■ DATA EXCERPTS:
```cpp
template <int MR, int NR, int CHM>
constexpr bool ch_built() {
  return NR <= 2 && ((CHM <= 2 && MR == 4) || (CHM == 3 && MR == 5));
}
static bool ch_tile_ok(int mr, int nr, int mode) {
  return nr <= 2 && ((mode <= 2 && mr == 4) || (mode == 3 && mr == 5));
}
template <int MR, int NR, bool RESW, int NW>
static int launch_patch_ch(const ConvArgs& a, const PatchGeo& g, size_t smem, int persist,
                           hipStream_t s) {
  if constexpr (ch_built<MR, NR, 1>()) {
    if (a.ch_mode == 1 && a.k == 3 && a.stride == 2)
      return launch_patch_t<MR, NR, 3, 2, RESW, false, NW, 1>(a, g, smem, persist, s);
    if (a.ch_mode == 1 && a.k == 3 && a.stride == 1)
      return launch_patch_t<MR, NR, 3, 1, RESW, false, NW, 1>(a, g, smem, persist, s);
// ... 896 lines not shown
```

Baseline: 44460.

## Interleave next-tile prep with MFMA compute and drop staggered epilogue path

Moves the per-tile index/offset preparation (prep_tile) for the tile after next out of the serial step loop and into the compute loop, right after the first tap's MFMAs, so its scalar/ALU work overlaps matrix math. This applies to non-F8 configurations except two MR/NR shapes. It also removes the env-gated staggered-epilogue mechanism and adds a phase-profile slot. The prep now runs one tile further ahead, which may raise register pressure and costs the unused stagger option.

```diff
diff --git a/road-vision-system_amd/csrc/conv.hip b/road-vision-system_amd/csrc/conv.hip
--- a/road-vision-system_amd/csrc/conv.hip
+++ b/road-vision-system_amd/csrc/conv.hip
@@ -283,7 +283,6 @@
   int tiles_x, tiles_y;
   int p_bytes;
   int fast;
-  int stagger;
 };
 
 static bool epi_fast(const ConvArgs& a) {
@@ -776,11 +775,14 @@
       if constexpr (!RESW) dma_weights(c, P + g.p_bytes);
     }
   };
+  int ti = 0;
   f32x4 acc[MR][NR];
-  auto compute = [&](int grp, int buf) {
+  constexpr bool kPrepAhead = !F8 && !(MR == 5 && NR == 2) && !(MR == 2 && NR == 4);
+  auto compute = [&](int grp, int buf, bool prep, int ptile) {
     for (int gi = 0; gi < G; ++gi) {
       const int c = grp * G + gi;
       if (c >= nch) break;
+      const bool prep_now = kPrepAhead && prep && gi == 0;
       const uint8_t* P = stages + buf * stage_bytes + gi * chunk_bytes;
       const uint8_t* Wl = RESW ? smem + c * W_BYTES : P + g.p_bytes;
       if constexpr (F8 && K == 3) {
@@ -844,6 +846,12 @@
               acc[m][n] = __builtin_amdgcn_mfma_f32_16x16x32_bf16(Af[t & 1][m], Bq[t & 1][n],
                                                                   acc[m][n], 0, 0, 0);
           __builtin_amdgcn_sched_barrier(0);
+          if constexpr (kPrepAhead) {
+            if (t == 0) {
+              if (prep_now) prep_tile(ptile);
+              __builtin_amdgcn_sched_barrier(0);
+            }
+          }
         }
         continue;
       }
@@ -890,6 +898,13 @@
 #pragma unroll
               for (int n = 0; n < NR; ++n)
                 acc[m][n] = __builtin_amdgcn_mfma_f32_16x16x32_bf16(A[m], Bf[n], acc[m][n], 0, 0, 0);
+            if constexpr (kPrepAhead) {
+              if (kx == 0) {
+                __builtin_amdgcn_sched_barrier(0);
+                if (prep_now && ky == 0) prep_tile(ptile);
+                __builtin_amdgcn_sched_barrier(0);
+              }
+            }
           }
         }
       }
@@ -898,7 +913,7 @@
 
   if (nsteps == 0) return;
 #ifdef RV_PHASE_PROF
-  unsigned long long ph[5] = {0, 0, 0, 0, 0}, t_ph = RV_PH_T();
+  unsigned long long ph[6] = {0, 0, 0, 0, 0, 0}, t_ph = RV_PH_T();
 #define RV_PH(i)                             \
   {                                          \
     const unsigned long long t_ = RV_PH_T(); \
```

■ PROBLEM STATEMENT:
Across the material above, count every line holding "stride" and write down only the number.

■ WRITTEN ANSWER:
2